In the name of the Father and of the Son and of the Holy Spirit.

“I’m trying to process what happened. It could have been me. I could have been the one on the ground never to see my twin boys again.”

These were the emotional words of Indiana FedEx employee named Timothy Bouillat, who shared how the recent tragic shooting unfolded in front of him just three days ago, in front of the facility where he worked, leaving eight people dead and the lives of eight families forever changed.

“I’m trying to process what happened. It could have been me. I could have been the one on the ground never to see my twin boys again.” He was referring to the heart-wrenching tragedy that occurred last Thursday night. It was a very sad event, which many of us heard about the next morning. We threw our hands up into the air and said, “Here we go again.”

This was only one of several mass shootings that occurred in the last couple of weeks in our country alone. It’s like we have grown accustomed to them or numb to them. Certainly as we reflect upon these sad realities—these tragedies going on in the world around us—it’s difficult to watch how people can treat each other. There are so many thoughts that come to mind when we hear about tragedies like this.

What came to my mind was this. We approach life with certain expectations.

• We expect that people will act a certain way.
• We expect that people can and will treat each other with decency.
• We expect that we will be safe when we walk out of our homes.
• We expect that people would be compassionate and kind and that they, too, place value on life and family.

But there are moments when we experience and encounter the contrary and those moments impact on our lives. In today’s Bible passage, Jesus shows us what it means to have a compassionate heart and what it means to know the value of life.

At some point, tragedy finds people. For each of us, the tragedy will be different and yet the pain will be the same. It will leave us with tears in our eyes and pain in our hearts. They are called tragedies because they turn our lives upside down and tear our lives apart. Hopefully, we will never see a tragedy similar to the one I just shared or like the one that the widow suffered in today’s Bible story.

Tragedy finds us:

• Someone close to us—someone we love dearly—may die unexpectedly.
• Our tragedy might come in the form of a broken relationship.
• A body might be broken down by disease.
• There are broken hopes and dreams.
• It might be that our tragedy takes the form of severe financial loss, and on and on we can list possible tragedies.
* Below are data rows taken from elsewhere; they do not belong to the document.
# trzy/FasterRCNN

Hardware: AMD Instinct MI355X
Metric: images/sec (600x1000) Faster-RCNN VGG-16 inference (higher is better)
Workload: dtype f32 (float32 tensors and accumulation; 15 GEMM layers in the f32x3 split-operand emulation = two fp16 terms per block-scaled operand, three fp16 MFMAs per product; 0 in f32x6 = three bf16 terms, six bf16 MFMAs; the other 2 on exact-f32 MFMA; strict exact-f32 everywhere: config.strict_f32_images_per_

## Files before the change

### fasterrcnn_amd/_native.py

```python
import ctypes as C
import os

_HERE = os.path.dirname(os.path.abspath(__file__))
LIB_PATH = os.environ.get("FRCNN_LIB_PATH") or os.path.join(_HERE, "csrc", "libfrcnn_hip.so")

OK = 0
ABI_VERSION = 21
ERRORS = {0: "FRCNN_OK", -1: "FRCNN_EINVAL", -2: "FRCNN_EHIP", -3: "FRCNN_ENOMEM",
          -4: "FRCNN_EUNSUPPORTED", -5: "FRCNN_ENODEVICE"}
RELU = 1
POOL2 = 2
NUM_KCLASS = 11
KCLASS_NAMES = ("conv3x3_mfma", "conv3x3_c3", "linear_mfma", "proposals", "roi_pool", "other", "winograd_transforms",
                "winograd_gemm", "winograd_x6_transforms", "winograd_x6_gemm", "winograd_x3f")

SYMBOLS = (
    "frcnn_abi_version", "frcnn_error_string", "frcnn_last_hip_error", "frcnn_device_count",
    "frcnn_anchors", "frcnn_pack_conv3x3", "frcnn_pack_conv3x3_c3", "frcnn_pack_fc_chw_to_hwc",
    "frcnn_pack_stack_rows", "frcnn_conv3x3_c3", "frcnn_conv3x3_c3_cmax", "frcnn_conv3x3_workspace_bytes", "frcnn_conv3x3_nhwc",
    "frcnn_maxpool2x2_nhwc",
    "frcnn_linear_workspace_bytes", "frcnn_linear", "frcnn_softmax_rows", "frcnn_rpn_proposals",
    "frcnn_nms", "frcnn_roi_pool", "frcnn_roi_pool_x3t", "frcnn_detections", "frcnn_ctx_create", "frcnn_ctx_create_proposals", "frcnn_ctx_destroy",
    "frcnn_ctx_bytes", "frcnn_vgg16_forward", "frcnn_ctx_tensor", "frcnn_ctx_timing_enable",
    "frcnn_ctx_timing_read",
    "frcnn_fold_bn_pack", "frcnn_conv_workspace_bytes", "frcnn_conv_nhwc", "frcnn_conv_nhwc_math", "frcnn_conv_nhwc_x3g", "frcnn_conv_nhwc_x3g_tickets", "frcnn_pack_conv_x3g_weights", "frcnn_x3_saturation_events", "frcnn_tensor_absmax", "frcnn_conv7x7_s2_c3",
    "frcnn_maxpool3x3_s2_nhwc", "frcnn_spatial_mean_nhwc", "frcnn_resnet_forward", "frcnn_rpn_targets",
    "frcnn_preprocess_workspace_bytes", "frcnn_preprocess",
    "frcnn_conv3x3_uses_winograd", "frcnn_resnet_block_uses_winograd", "frcnn_pack_conv3x3_winograd",
    "frcnn_pack_conv3x3_winograd_taps", "frcnn_conv3x3_winograd_workspace_bytes",
    "frcnn_conv3x3_nhwc_winograd",
    "frcnn_conv3x3_uses_winograd_fused", "frcnn_resnet_block_uses_winograd_fused", "frcnn_pack_conv3x3_winograd_fused", "frcnn_pack_conv3x3_winograd_fused_taps",
    "frcnn_conv3x3_nhwc_winograd_fused",
    "frcnn_roi_align", "frcnn_roi_align_backward",
    "frcnn_x6t_record_bytes", "frcnn_split_rows_x6t", "frcnn_gemm_x6t_workspace_bytes", "frcnn_gemm_x6t", "frcnn_split_pixels_x6t", "frcnn_split_patches3x3_x6t",
    "frcnn_conv3x3_uses_winograd_x6", "frcnn_conv3x3_winograd_x6_pack_bytes", "frcnn_pack_conv3x3_winograd_x6",
    "frcnn_conv3x3_winograd_x6_workspace_bytes", "frcnn_conv3x3_nhwc_winograd_x6",
    "frcnn_pixel_absmax", "frcnn_split_pixels_x3t", "frcnn_split_patches3x3_x3t",
    "frcnn_x3t_blob_bytes", "frcnn_pack_rows_x3t", "frcnn_conv3x3_winograd_x3_pack_bytes", "frcnn_pack_conv3x3_winograd_x3",
    "frcnn_conv3x3_winograd_x3_workspace_bytes", "frcnn_conv3x3_nhwc_winograd_x3",
    "frcnn_conv3x3_winograd_x3_fused_workspace_bytes", "frcnn_conv3x3_nhwc_winograd_x3_fused", "frcnn_conv3x3_nhwc_winograd_x3_chain",
    "frcnn_x3t_record_bytes", "frcnn_rows_scale_x3t", "frcnn_split_rows_x3t", "frcnn_gemm_x3t_workspace_bytes", "frcnn_gemm_x3t",
    "frcnn_conv3x3_nhwc_winograd_fused_maps", "frcnn_ctx_create_backbone", "frcnn_resnet_backbone", "frcnn_resnet_forward_features", "frcnn_resnet_rpn_roipool", "frcnn_ctx_create_head", "frcnn_resnet_head",
    "frcnn_label_proposals", "frcnn_gather_rows", "frcnn_rpn_loss", "frcnn_detector_loss",
    "frcnn_gemm_tn_math", "frcnn_conv3x3_wgrad_math", "frcnn_conv_wgrad_math", "frcnn_bottleneck_backward_workspace_bytes", "frcnn_bottleneck_backward",
    "frcnn_gemm_tn_workspace_bytes", "frcnn_gemm_tn", "frcnn_conv3x3_wgrad_workspace_bytes", "frcnn_conv3x3_wgrad",
    "frcnn_pack_conv3x3_dgrad", "frcnn_relu_backward", "frcnn_dropout", "frcnn_dropout_relu_backward", "frcnn_add_inplace", "frcnn_maxpool2x2_backward",
    "frcnn_roi_pool_backward_workspace_bytes", "frcnn_roi_pool_backward", "frcnn_transpose", "frcnn_sgd_step", "frcnn_sgd_step_fold",
    "frcnn_conv_wgrad_workspace_bytes", "frcnn_conv_wgrad", "frcnn_conv_dgrad_workspace_bytes", "frcnn_conv_dgrad", "frcnn_conv_dgrad_math",
    "frcnn_pack_conv_dgrad", "frcnn_scale_rows", "frcnn_bn_scale_shift", "frcnn_spatial_mean_backward",
    "frcnn_ops_roi_align", "frcnn_ops_roi_align_backward", "frcnn_ops_roi_pool", "frcnn_ops_roi_pool_backward",
    "frcnn_ops_nms_workspace_bytes", "frcnn_ops_nms",
    "frcnn_ops_ms_roi_align", "frcnn_ops_ms_roi_align_workspace_bytes", "frcnn_ops_ms_roi_align_backward",
    "frcnn_ops_half_run", "frcnn_ops_roi_align_16", "frcnn_ops_roi_align_backward_16", "frcnn_ops_roi_pool_16",
    "frcnn_ops_roi_pool_backward_16", "frcnn_ops_ms_roi_align_16", "frcnn_ops_ms_roi_align_backward_16",
)
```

Tragedies are often a part of life and families are often left to pick up the pieces of their shattered lives as they grieve and try to start over. We are in the Church Season of the Resurrection. It is the time when we remember the empty Tomb of Christ as the symbol of His victory over evil.

The terrible events of this past week challenge us to take inventory of our faith and ask ourselves:

• What do we do when tragedy strikes?
• Do we try to find someone to blame?
• Or do we let our compassion and faith lead us forward?
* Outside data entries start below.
# KdaiP/StableTTS

Hardware: AMD Instinct MI355X
Metric: mel-frames/sec (whole node), 31M DiT, n_timesteps=10+CFG (higher is better)
Workload: dtype f16

## Files before the change

stabletts_amd/csrc/attention.hip:

```cpp
#include "common.h"
#include "launch.h"

#if (defined(ST_ABL_NOEXP) || defined(ST_ABL_NOSUM)) && !defined(ST_DEVTOOLS)
#error "ST_ABL_* (ablation builds: results are garbage) need -DST_DEVTOOLS"
#endif
#ifdef ST_ABL_NOEXP
constexpr bool kAblNoExp = true;
#else
constexpr bool kAblNoExp = false;
#endif
#ifdef ST_ABL_NOSUM
constexpr bool kAblNoSum = true;
#else
constexpr bool kAblNoSum = false;
#endif
#ifndef ST_ATTN_WAVES
#define ST_ATTN_WAVES 8
#endif

namespace st {

template <class P, bool TRAIN, bool SPLIT = false, bool VLO = false>
__global__ __launch_bounds__(64 * ST_ATTN_WAVES, ST_ATTN_WAVES >= 16 || SPLIT ? 2 : 4) void attention_kernel(const AttnArgs a) {
    static_assert(!(TRAIN && SPLIT), "split-precision scores: inference kernel only");
    static_assert(!VLO || (TRAIN && !SPLIT), "hi + lo v: training kernel only");
    constexpr bool X3 = SPLIT || VLO;
    constexpr int NW = ST_ATTN_WAVES, QB = 32 * NW, QTILE = QB;
    using vec8 = typename P::vec8;
    constexpr int TILE_BYTES = 64 * 128;
    constexpr int NBUF = 3;
    constexpr int NT = X3 ? 3 : 2;
    constexpr int SMEM = NT * NBUF * TILE_BYTES > NW * 32 * 144 ? NT * NBUF * TILE_BYTES : NW * 32 * 144;
    __shared__ __attribute__((aligned(16))) unsigned char smem[SMEM];
    __shared__ float wave_lse[NW];
    unsigned char* Ks = smem;
    unsigned char* Vs = smem + NBUF * TILE_BYTES;
    unsigned char* KLs = smem + 2 * NBUF * TILE_BYTES;
    unsigned char* VLs = KLs;

    const int T = a.T, Tp = a.Tp, H = a.H;
    const int qtiles = (T + QB - 1) / QB;
    const int j = blockIdx.x >> 3;
    const int qt = j % qtiles, nh = (j / qtiles) * 8 + (blockIdx.x & 7);
    if (nh >= a.n_items * H) return;
    const int n = nh / H, h = nh % H;
    const int mb = n % a.mask_mod;
    if (a.t_lim && qt * QTILE >= a.t_lim[mb]) return;
    const int kvend = a.kv_end[mb];
    const int nfull = a.n_full[mb];
    const float* kbias = a.kbias + (size_t)mb * Tp;

    const int tid = threadIdx.x, lane = tid & 63;
    const int wave = __builtin_amdgcn_readfirstlane(tid >> 6);
    const int l31 = lane & 31, hi = lane >> 5;
    const int query = qt * QB + wave * 32 + l31;

    const unsigned char* qbase = (const unsigned char*)a.q + ((size_t)nh * T) * 128;
    const unsigned char* kbase = (const unsigned char*)a.k + ((size_t)nh * T) * 128;
    const unsigned char* vbase = (const unsigned char*)a.vt + ((size_t)nh * 64) * Tp * 2;
    const unsigned char* qlbase = SPLIT ? (const unsigned char*)a.q_lo + ((size_t)nh * T) * 128 : nullptr;
    const unsigned char* klbase = SPLIT ? (const unsigned char*)a.k_lo + ((size_t)nh * T) * 128 : nullptr;
    const unsigned char* vlbase = VLO ? (const unsigned char*)a.vt_lo + ((size_t)nh * 64) * Tp * 2 : nullptr;
    if constexpr (TRAIN) {
        if (qt * QB >= kvend) {
            if (query < T) {
                unsigned char* orow = (unsigned char*)a.out + (((size_t)n * T + query) * (H * 64) + h * 64) * 2 + hi * 64;
#pragma unroll
                for (int i = 0; i < 4; ++i) *(uint4*)(orow + 16 * i) = make_uint4(0, 0, 0, 0);
                if (hi == 0) a.lse[(size_t)nh * T + query] = 0.f;
            }
            return;
        }
    }

    vec8 qf[4];
#pragma unroll
    for (int ks = 0; ks < 4; ++ks) {
        uint4 v = make_uint4(0, 0, 0, 0);
        if (query < T) v = *(const uint4*)(qbase + (size_t)query * 128 + ks * 32 + hi * 16);
        qf[ks] = as_vec8<P>(v);
    }
    vec8 qlf[SPLIT ? 4 : 1];
    if constexpr (SPLIT) {
#pragma unroll
        for (int ks = 0; ks < 4; ++ks) {
            uint4 v = make_uint4(0, 0, 0, 0);
            if (query < T) v = *(const uint4*)(qlbase + (size_t)query * 128 + ks * 32 + hi * 16);
            qlf[ks] = as_vec8<P>(v);
        }
    }

    const int ntiles = (kvend + 63) >> 6;
    auto sgpr_ptr = [](const unsigned char* p) {
        const uintptr_t v = (uintptr_t)p;
        return (const unsigned char*)(((uintptr_t)(unsigned)__builtin_amdgcn_readfirstlane((int)(v >> 32)) << 32) |
                                      (unsigned)__builtin_amdgcn_readfirstlane((int)(unsigned)v));
    };
    auto issueKV = [&](int kt, int buf) {
        auto k_piece = [&](int piece) {
            int ln = lane;
            if constexpr (TRAIN) asm volatile("" : "+v"(ln));
            const int row = piece * 8 + (ln >> 3);
            const int seg = (ln & 7) ^ ((row >> 1) & 7);
            const int key = min(kt * 64 + row, T - 1);
            glds16s(sgpr_ptr(kbase), (unsigned)(key * 128 + seg * 16), Ks + buf * TILE_BYTES + piece * 1024);
            if constexpr (SPLIT) glds16s(sgpr_ptr(klbase), (unsigned)(key * 128 + seg * 16), KLs + buf * TILE_BYTES + piece * 1024);
        };
        auto v_piece = [&](int piece) {
            const int row = piece * 8 + (lane >> 3);
            const int seg = (lane & 7) ^ ((row >> 1) & 7);
            glds16s(sgpr_ptr(vbase + (size_t)kt * 128), (unsigned)((row * Tp + seg * 8) * 2), Vs + buf * TILE_BYTES + piece * 1024);
            if constexpr (VLO) glds16s(sgpr_ptr(vlbase + (size_t)kt * 128), (unsigned)((row * Tp + seg * 8) * 2), VLs + buf * TILE_BYTES + piece * 1024);
        };
        if constexpr (NW <= 8) {
#pragma unroll
            for (int k = 0; k < 8 / NW; ++k) { k_piece(wave * (8 / NW) + k); v_piece(wave * (8 / NW) + k); }
        } else {
            if (wave < 8) k_piece(wave); else v_piece(wave - 8);
        }
    };

    int row_off[2], swz[2];
#pragma unroll
    for (int b = 0; b < 2; ++b) {
        const int row = b * 32 + l31;
        row_off[b] = row * 128; swz[b] = (row >> 1) & 7;
    }

    f32x16_t o[2];
#pragma unroll
    for (int d = 0; d < 2; ++d)
#pragma unroll
        for (int r = 0; r < 16; ++r) o[d][r] = 0.f;
    constexpr float kBig = 8192.0f, kLazyTrain = 8.0f, kFloor = -20000.0f;
    unsigned drop_rh = 0;
    if constexpr (TRAIN) { if (a.drop.thresh16) drop_rh = a.drop.rowh[(size_t)nh * T + (query < T ? query : T - 1)]; }
    float m_ref = 0.f, l_run = 0.f;
    vec8 qaug, kaug;
#pragma unroll
    for (int i = 0; i < 8; ++i) { qaug[i] = to16<P>(0.f); kaug[i] = to16<P>(0.f); }
    if (hi == 0) kaug[0] = to16<P>(1.0f);

    if (ntiles > 0) issueKV(0, 0);
    if (ntiles > 1) { issueKV(1, 1); if constexpr (NW <= 8) { if constexpr (NW == 8) { if constexpr (X3) ST_DMA_WAIT(3); else ST_DMA_WAIT(2); } else { if constexpr (X3) ST_DMA_WAIT(6); else ST_DMA_WAIT(4); } } else ST_DMA_WAIT(1); }
    else ST_DMA_WAIT(0);
    __syncthreads();

    const int ntiles_run = ntiles;
    bool dead = false;
    if constexpr (!TRAIN) dead = a.t_lim && qt * QB + wave * 32 >= a.t_lim[mb];
    int buf = 0;
    for (int kt = 0; kt < ntiles_run; ++kt) {
        if (kt + 2 < ntiles_run) issueKV(kt + 2, buf >= 1 ? buf - 1 : NBUF - 1);
        if (!dead) {

        f32x16_t s[2];
        const bool partial = (kt + 1) * 64 > nfull;
        auto scores = [&]() __attribute__((always_inline)) {
#pragma unroll
            for (int kb = 0; kb < 2; ++kb) {
#pragma unroll
                for (int r = 0; r < 16; ++r) s[kb][r] = 0.f;
                s[kb] = P::mfma(kaug, qaug, s[kb]);
                const unsigned char* kp = Ks + buf * TILE_BYTES + row_off[kb];
#pragma unroll
                for (int ks = 0; ks < 4; ++ks) {
                    const vec8 kfrag = as_vec8<P>(*(const uint4*)(kp + (((ks * 2 + hi) ^ swz[kb]) << 4)));
                    s[kb] = P::mfma(kfrag, qf[ks], s[kb]);
                    if constexpr (SPLIT) {
                        s[kb] = P::mfma(kfrag, qlf[ks], s[kb]);
                        const unsigned char* klp = KLs + buf * TILE_BYTES + row_off[kb];
                        s[kb] = P::mfma(as_vec8<P>(*(const uint4*)(klp + (((ks * 2 + hi) ^ swz[kb]) << 4))), qf[ks], s[kb]);
                    }
                }
                __builtin_amdgcn_sched_barrier(0);
            }
            if (partial) {
#pragma unroll
                for (int kb = 0; kb < 2; ++kb)
#pragma unroll
                    for (int g4 = 0; g4 < 4; ++g4) {
                        const float4 bz = *(const float4*)(kbias + kt * 64 + kb * 32 + 8 * g4 + 4 * hi);
                        s[kb][4 * g4 + 0] += bz.x; s[kb][4 * g4 + 1] += bz.y;
                        s[kb][4 * g4 + 2] += bz.z; s[kb][4 * g4 + 3] += bz.w;
                    }
            }
        };
        vec8 pf[4];
        float psum[2];
        scores();
        if constexpr (TRAIN) {
            float mx = s[0][0];
#pragma unroll
            for (int kb = 0; kb < 2; ++kb)
#pragma unroll
                for (int r = 0; r < 16; ++r) mx = fmaxf(mx, s[kb][r]);
            mx = xor32_max(mx);
// ... 313 lines not shown
        }
    }
}

template <class P>
static hipError_t launch_attention_small(const AttnArgs& a, hipStream_t s) {
    static bool attr_done_dev[64] = {};
    int dev_ = 0;
    if (hipGetDevice(&dev_) != hipSuccess || dev_ < 0 || dev_ >= 64) return hipErrorInvalidDevice;
    if (!attr_done_dev[dev_]) {
        hipError_t e = hipFuncSetAttribute((const void*)attention_small_kernel<P>, hipFuncAttributeMaxDynamicSharedMemorySize, kAttnSmallLds);
        if (e != hipSuccess) return e;
        attr_done_dev[dev_] = true;
    }
    const int total = a.n_items * a.H * ((a.T + 31) / 32);
    const int grid = ((total + 7) / 8) * 8;
    hipLaunchKernelGGL((attention_small_kernel<P>), dim3(grid), dim3(512), kAttnSmallLds, s, a);
    return hipGetLastError();
}

hipError_t launch_attention(int dtype, const AttnArgs& a, hipStream_t s) {
    if (!a.zeros || !a.kbias) return hipErrorInvalidValue;
    const int qtiles = (a.T + 32 * ST_ATTN_WAVES - 1) / (32 * ST_ATTN_WAVES);
    const int total = a.n_items * a.H * qtiles;
    if (!a.lse && !a.q_lo && a.small_max_blocks > 0 && total <= a.small_max_blocks)
        return dtype == DT_BF16 ? launch_attention_small<OpBF16>(a, s) : launch_attention_small<OpF16>(a, s);
    const int grid = 8 * ((a.n_items * a.H + 7) / 8) * qtiles;
    if (a.lse) {
        if (a.vt_lo) {
            if (dtype == DT_BF16) hipLaunchKernelGGL((attention_kernel<OpBF16, true, false, true>), dim3(grid), dim3(64 * ST_ATTN_WAVES), 0, s, a);
            else                  hipLaunchKernelGGL((attention_kernel<OpF16, true, false, true>), dim3(grid), dim3(64 * ST_ATTN_WAVES), 0, s, a);
            return hipGetLastError();
        }
        if (dtype == DT_BF16) hipLaunchKernelGGL((attention_kernel<OpBF16, true>), dim3(grid), dim3(64 * ST_ATTN_WAVES), 0, s, a);
        else                  hipLaunchKernelGGL((attention_kernel<OpF16, true>), dim3(grid), dim3(64 * ST_ATTN_WAVES), 0, s, a);
        return hipGetLastError();
    }
    if (a.q_lo || a.k_lo) {
        if (!a.q_lo || !a.k_lo) return hipErrorInvalidValue;
        static bool attr_done_dev[64][2] = {};
        int dev_ = 0;
        if (hipGetDevice(&dev_) != hipSuccess || dev_ < 0 || dev_ >= 64) return hipErrorInvalidDevice;
        const int di = dtype == DT_BF16 ? 0 : 1;
        const void* fn = di == 0 ? (const void*)attention_kernel<OpBF16, false, true> : (const void*)attention_kernel<OpF16, false, true>;
        if (!attr_done_dev[dev_][di]) {
            hipError_t e = hipFuncSetAttribute(fn, hipFuncAttributeMaxDynamicSharedMemorySize, 0);
            (void)e;
            attr_done_dev[dev_][di] = true;
        }
        if (di == 0) hipLaunchKernelGGL((attention_kernel<OpBF16, false, true>), dim3(grid), dim3(64 * ST_ATTN_WAVES), 0, s, a);
        else         hipLaunchKernelGGL((attention_kernel<OpF16, false, true>), dim3(grid), dim3(64 * ST_ATTN_WAVES), 0, s, a);
        return hipGetLastError();
    }
    if (dtype == DT_BF16) hipLaunchKernelGGL((attention_kernel<OpBF16, false>), dim3(grid), dim3(64 * ST_ATTN_WAVES), 0, s, a);
    else                  hipLaunchKernelGGL((attention_kernel<OpF16, false>), dim3(grid), dim3(64 * ST_ATTN_WAVES), 0, s, a);
    return hipGetLastError();
}

}
```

It takes faith to see God standing with us when eight lives and eight families are brought to their knees. It takes faith to leap into action when our expectations fall short. It takes faith to see God when our world goes dark. It takes faith to have a compassionate heart when the world around us acts heartless.
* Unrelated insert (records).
# GabeTsai/YOLO-For-Turbines

Measured on AMD Instinct MI355X. Metric: images/sec at 416x416 (fwd), higher is better.
Workload: dtype f32; 1 GPU; BASELINE configs[1]: batch 32/GPU 416x416 fp32 inference, 80-class head, YOLOv3 forward (75 fused conv launches); per_gpu_batch=32, global_batch=32, image_size=416, num_classes=80, parallelism=image-sharded x1 (no collective)

## Files before the change

yolo_for_turbines_amd/csrc/conv_wino4s_f32.hip:

```cpp
#include "split3.h"
#include "wino4_planes.h"
#include "wino4_epilogue.h"

namespace yolo {

struct Wino4SArgs {
    Wino4Args e;
    int nkc;
    int xmap;
};

constexpr int W4S_STAGE = 2 * W4S_PIECE;
constexpr int W4S_SLOTS = 4;
constexpr int W4S_DMA = 3;

template <int OFF>
__device__ __forceinline__ void w4s_read_at(s3_u32x4& f, unsigned addr) {
    asm volatile("ds_read_b128 %0, %1 offset:%2" : "=&v"(f) : "v"(addr), "n"(OFF));
}
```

Tragedies like what happened last week may happen again and will find their way to uproot lives again and again. That’s why Jesus breathed life back into the widow’s son in today’s reading. That is why He was born in Bethlehem and that is why the Tomb was found empty on Easter morning. So that His Love brings Hope into the world, may God comfort those whose lives ended al too soon and those whose lives will be forever affected by last week’s tragedy.

• What do we do when tragedy strikes?
• Do we try to find someone to blame?
• Or do we let our compassion and faith lead us forward?

Something for all of us to think about.

Amen.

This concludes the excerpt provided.